Sie wollten fort, sie hatten entbehrt und gehungert und gearbeitet, um genug Geld für eine Passage zusammen zu bekommen. Heute würde es reichen. Wenn Ourin heute aus den Stollen kam, hatten sie genug.

Plötzlich spürt er Wärme im Rücken und Arme umfangen ihn fest. Laular erwacht aus seiner Starre. Ourin blickt ihn über seine Schulter hinweg an und seine grünen Augen strahlen vor Freude – die untere Hälfte seines Gesichts bedeckt eine ehemals weiße Plastikmaske. Laular greift nach Ourins Händen und umfasst sie sanft, aber mit Nachdruck, er lehnt sich tiefer in die Umarmung und Erleichterung durchfährt ihn. Sie wissen nicht, was sie auf der anderen Seite des Transporters erwartet, aber es muss besser sein als diese Welt.
Es muss ein Ort sein, der einen nicht so auszehrt, nicht so an einem frisst und einen wertlos zurück lässt. Ein schöner Ort voller freundlicher Gesichter und Frieden.
Stille würde dort wohl sein, dort, wo das Sternenlicht wohnt.

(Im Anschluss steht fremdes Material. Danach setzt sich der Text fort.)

int aesr_bn_fused1_supported(int N, int H, int W, int C, int mode, int G, int backward);
size_t aesr_bn_fused1_workspace_floats(int C, int G);
size_t aesr_bn_fused1_barrier_words(void);
unsigned int aesr_bn_fused1_timeouts(void);
int aesr_bn_fused1_fwd(const float* y, float* out, float* workspace, unsigned int* barrier_state, const double* counts_host, const float* gamma,
                       const float* beta, float* running_mean, float* running_var, int64_t* num_batches_tracked, float* mean, float* invstd,
                       float* scale, float* shift, int N, int H, int W, int C, int mode, int G, const int* nstart_host, float momentum, float eps,
                       int update_running, void* stream);
int aesr_bn_fused1_bwd(const float* gout, const float* y, const float* mean, const float* invstd, const float* scale, float* workspace,
                       unsigned int* barrier_state, const double* counts_host, float* coef, float* dgamma, float* dbeta, float* dpre, int N, int H,
                       int W, int C, int mode, int act, float slope, int G, const int* nstart_host, void* stream);

#define AESR_P2P_HANDLE_BYTES 64
#define AESR_P2P_SLOTS 32
#define AESR_P2P_REC_BYTES (512 * 8 + 128)
int aesr_p2p_alloc(size_t bytes, void** region);
int aesr_p2p_free(void* region);
int aesr_p2p_get_handle(void* region, char* handle64);
int aesr_p2p_open(const char* handle64, void** peer_region);
int aesr_p2p_close(void* peer_region);
size_t aesr_p2p_region_bytes(int world);
int aesr_p2p_tick(unsigned int* gen_dev, void* stream);
int aesr_bn_fused1_fwd_p2p(const float* y, float* out, float* workspace, unsigned int* barrier_state, const double* counts_host, const float* gamma,
                           const float* beta, float* running_mean, float* running_var, int64_t* num_batches_tracked, float* mean, float* invstd,
                           float* scale, float* shift, int N, int H, int W, int C, int mode, int G, const int* nstart_host, float momentum, float eps,
                           int update_running, void* const* peers_host, int world, int rank, int slot, const unsigned int* gen_dev, void* stream);
int aesr_bn_fused1_bwd_p2p(const float* gout, const float* y, const float* mean, const float* invstd, const float* scale, float* workspace,
                           unsigned int* barrier_state, const double* counts_host, float* coef, float* dgamma, float* dbeta, float* dpre, int N, int H,
                           int W, int C, int mode, int act, float slope, int G, const int* nstart_host, void* const* peers_host, int world, int rank,
                           int slot, const unsigned int* gen_dev, void* stream);

size_t aesr_vif_workspace_bytes(int Z, int H, int W);
int aesr_vif_mscale(const float* ref, const float* dist, void* workspace, double* vif, int Z, int H, int W, const double* weights_host,
                    const int* radii_host, double sigma_nsq, void* stream);

int aesr_conv2d_wino_supported(int Cin, int Cout, int KS, int pad, int transpose);
int aesr_conv2d_wino_kernel(int N, int H, int W, int Cin, int Cout, int KS, int pad, int transpose);
unsigned int aesr_conv2d_wino_ring_timeouts(void);
size_t aesr_conv2d_wino_packed_floats(int Cout, int Cin, int transpose);
int aesr_conv2d_wino_pack_many(const aesr_pack_job* jobs_host, int njobs, void* stream);
int aesr_conv2d_wino_fwd(const float* in, const float* upacked, const float* bias, float* out, int N, int H, int W, int Cin,
                         int Cout, int act, float slope, void* stream);
int aesr_conv2d_wino_dgrad(const float* dy, const float* upacked_t, const float* x_saved, float* dx, int N, int H, int W, int Cin,
                           int Cout, int mask_act, float slope, void* stream);
int aesr_conv2d_wino_fwd_bn_supported(int N, int H, int W, int Cin, int Cout);
int aesr_conv2d_wino_fwd_bn(const float* in, const float* upacked, const float* bias, const float* bn_scale, const float* bn_shift, float* out, int N,
                            int H, int W, int Cin, int Cout, int act, float slope, int pool, void* stream);
size_t aesr_conv2d_wino_workspace_floats(int N, int H, int W, int Cin, int Cout, int transpose);
int aesr_conv2d_wino_fwd_ws(const float* in, const float* upacked, const float* bias, float* out, float* workspace, size_t workspace_floats,
                            int N, int H, int W, int Cin, int Cout, int act, float slope, void* stream);
int aesr_conv2d_wino_dgrad_ws(const float* dy, const float* upacked_t, const float* x_saved, float* dx, float* workspace, size_t workspace_floats,
                              int N, int H, int W, int Cin, int Cout, int mask_act, float slope, void* stream);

Laular dreht sich um und umschlingt Ourin nun seinerseits, zusammen lassen sie sich auf das Bett rutschen und drücken ihre Gesichter aneinander, die Augen geschlossen, Körper an Körper, obwohl es so nur noch heißer wird, aber voller einsamen Verlangens.
Sie werden auch nicht mehr sprechen, es ist nicht mehr nötig.
Von draußen dringen die Alltagsgeräusche zu ihnen herein, belästigen ihr Zusammensein. Schreien, Knirschen, Hupen, Hämmern, Lärm. Noch sind sie nicht fort – noch sind sie hier, auf dem Mars, in ihrem bisherigen Leben. Es gibt Geräusche und Gestank und Hass und Leid.
Laular lässt seine Hand auf Ourins Brust wandern, um dessen Herzschlag zu erfühlen. Schlag um Schlag an seine Finger; so viel Nähe und Vertrautheit.

Und morgen werden sie in den Transporter steigen. Laular lächelt in seinen Schal hinein. Ourin und er – zusammen werden sie erfahren, was die Leute den Tod im Sternenlicht nennen.